:: Work item ::
Set the entries down again exactly; none may be skipped.

:: Source information ::
+__global__ void __launch_bounds__(kRowThreads) k_rows_finish(const float4 *__restrict__ tmp, const unsigned *__restrict__ band_start,
+                                                              LinearKey key, unsigned nrows, unsigned rshift,
+                                                              unsigned *__restrict__ cell_start, float4 *__restrict__ out) {
+    extern __shared__ unsigned s_mem[];
+    __shared__ unsigned s_wave[kRowThreads / 64];
+    const unsigned nx = (unsigned) key.nx, tid = threadIdx.x;
+    const unsigned r0 = blockIdx.x << rshift;
+    const unsigned cells = min(1u << rshift, nrows - r0) * nx;
+    const unsigned s = band_start[blockIdx.x], e = band_start[blockIdx.x + 1];
+    for (unsigned k = tid; k < cells; k += kRowThreads) s_mem[k] = 0u;
+    __syncthreads();
+    for (unsigned j0 = s + tid; j0 < e; j0 += 4u * kRowThreads) {
+        float4 p[4];
+#pragma unroll
+        for (unsigned u = 0; u < 4u; ++u) {
+            const unsigned j = j0 + u * kRowThreads;
+            p[u] = j < e ? tmp[j] : make_float4(NAN, 0.f, 0.f, 0.f);
+        }
+#pragma unroll
+        for (unsigned u = 0; u < 4u; ++u)
+            if (j0 + u * kRowThreads < e) {
+                unsigned row, cx;
+                key.row_x(p[u], &row, &cx);
+                atomicAdd(&s_mem[min((row - r0) * nx + cx, cells - 1u)], 1u);
+            }
+    }
+    __syncthreads();
+    if (e != s) rows_lds_scan(s_mem, cells, s_wave);
+    unsigned *cs = cell_start + (size_t) r0 * nx;
+    for (unsigned k = tid; k < cells; k += kRowThreads) cs[k] = s + s_mem[k];
+    if (blockIdx.x == gridDim.x - 1 && tid == 0) {
+        cs[cells] = e;
+        const float nanv = __builtin_nanf("");
+#pragma unroll
+        for (int u = 0; u < 4; ++u) out[e + u] = make_float4(nanv, nanv, nanv, __uint_as_float(kNoIdx));
+    }
+    __syncthreads();
+    for (unsigned j0 = s + tid; j0 < e; j0 += 4u * kRowThreads) {
+        float4 p[4];
+#pragma unroll
+        for (unsigned u = 0; u < 4u; ++u) {
+            const unsigned j = j0 + u * kRowThreads;
+            p[u] = j < e ? tmp[j] : make_float4(NAN, 0.f, 0.f, 0.f);
+        }
+#pragma unroll
+        for (unsigned u = 0; u < 4u; ++u)
+            if (j0 + u * kRowThreads < e) {
+                unsigned row, cx;
+                key.row_x(p[u], &row, &cx);
+                out[s + atomicAdd(&s_mem[min((row - r0) * nx + cx, cells - 1u)], 1u)] = p[u];
+            }
+    }
+}
+
+constexpr unsigned kRowMinRows = 2048, kRowMinPoints = 32768;
+static bool rows_apply(int option, int nx, int ny, int nz, size_t n, unsigned *rshift) {
+    if (option == 0 || n == 0 || (unsigned) nx > kRowNxCap) return false;
+    const uint64_t nrows = (uint64_t) ny * nz;
+    unsigned sh = 0;
+    while ((2u << sh) <= kRowBandRows && (2u << sh) * (unsigned) nx <= kRowCounterWords) ++sh;
+    while (((nrows - 1) >> sh) + 1 > kRowMaxBands && (2u << sh) * (unsigned) nx <= kRowCounterWords) ++sh;
+    const uint64_t bands = ((nrows - 1) >> sh) + 1, tiles = (n + kRowTile - 1) / kRowTile;
+    if (bands > kRowMaxBands || bands * tiles > kRowMaxTable) return false;
+    *rshift = sh;
+    if (option == 2) return true;
+    return nx >= 3 && nrows >= kRowMinRows && n >= kRowMinPoints;
+}
+static_assert(kRowCounterWords / kRowNxCap >= 1 && kRowCounterWords * sizeof(unsigned) + 64 <= 65536, "k_rows_finish's LDS");
+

:: Finished task ::
+__global__ void __launch_bounds__(kRowThreads) k_rows_finish(const float4 *__restrict__ tmp, const unsigned *__restrict__ band_start,
+                                                              LinearKey key, unsigned nrows, unsigned rshift,
+                                                              unsigned *__restrict__ cell_start, float4 *__restrict__ out) {
+    extern __shared__ unsigned s_mem[];
+    __shared__ unsigned s_wave[kRowThreads / 64];
+    const unsigned nx = (unsigned) key.nx, tid = threadIdx.x;
+    const unsigned r0 = blockIdx.x << rshift;
+    const unsigned cells = min(1u << rshift, nrows - r0) * nx;
+    const unsigned s = band_start[blockIdx.x], e = band_start[blockIdx.x + 1];
+    for (unsigned k = tid; k < cells; k += kRowThreads) s_mem[k] = 0u;
+    __syncthreads();
+    for (unsigned j0 = s + tid; j0 < e; j0 += 4u * kRowThreads) {
+        float4 p[4];
+#pragma unroll
+        for (unsigned u = 0; u < 4u; ++u) {
+            const unsigned j = j0 + u * kRowThreads;
+            p[u] = j < e ? tmp[j] : make_float4(NAN, 0.f, 0.f, 0.f);
+        }
+#pragma unroll
+        for (unsigned u = 0; u < 4u; ++u)
+            if (j0 + u * kRowThreads < e) {
+                unsigned row, cx;
+                key.row_x(p[u], &row, &cx);
+                atomicAdd(&s_mem[min((row - r0) * nx + cx, cells - 1u)], 1u);
+            }
+    }
+    __syncthreads();
+    if (e != s) rows_lds_scan(s_mem, cells, s_wave);
+    unsigned *cs = cell_start + (size_t) r0 * nx;
+    for (unsigned k = tid; k < cells; k += kRowThreads) cs[k] = s + s_mem[k];
+    if (blockIdx.x == gridDim.x - 1 && tid == 0) {
+        cs[cells] = e;
+        const float nanv = __builtin_nanf("");
+#pragma unroll
+        for (int u = 0; u < 4; ++u) out[e + u] = make_float4(nanv, nanv, nanv, __uint_as_float(kNoIdx));
+    }
+    __syncthreads();
+    for (unsigned j0 = s + tid; j0 < e; j0 += 4u * kRowThreads) {
+        float4 p[4];
+#pragma unroll
+        for (unsigned u = 0; u < 4u; ++u) {
+            const unsigned j = j0 + u * kRowThreads;
+            p[u] = j < e ? tmp[j] : make_float4(NAN, 0.f, 0.f, 0.f);
+        }
+#pragma unroll
+        for (unsigned u = 0; u < 4u; ++u)
+            if (j0 + u * kRowThreads < e) {
+                unsigned row, cx;
+                key.row_x(p[u], &row, &cx);
+                out[s + atomicAdd(&s_mem[min((row - r0) * nx + cx, cells - 1u)], 1u)] = p[u];
+            }
+    }
+}
+
+constexpr unsigned kRowMinRows = 2048, kRowMinPoints = 32768;
+static bool rows_apply(int option, int nx, int ny, int nz, size_t n, unsigned *rshift) {
+    if (option == 0 || n == 0 || (unsigned) nx > kRowNxCap) return false;
+    const uint64_t nrows = (uint64_t) ny * nz;
+    unsigned sh = 0;
+    while ((2u << sh) <= kRowBandRows && (2u << sh) * (unsigned) nx <= kRowCounterWords) ++sh;
+    while (((nrows - 1) >> sh) + 1 > kRowMaxBands && (2u << sh) * (unsigned) nx <= kRowCounterWords) ++sh;
+    const uint64_t bands = ((nrows - 1) >> sh) + 1, tiles = (n + kRowTile - 1) / kRowTile;
+    if (bands > kRowMaxBands || bands * tiles > kRowMaxTable) return false;
+    *rshift = sh;
+    if (option == 2) return true;
+    return nx >= 3 && nrows >= kRowMinRows && n >= kRowMinPoints;
+}
+static_assert(kRowCounterWords / kRowNxCap >= 1 && kRowCounterWords * sizeof(unsigned) + 64 <= 65536, "k_rows_finish's LDS");
+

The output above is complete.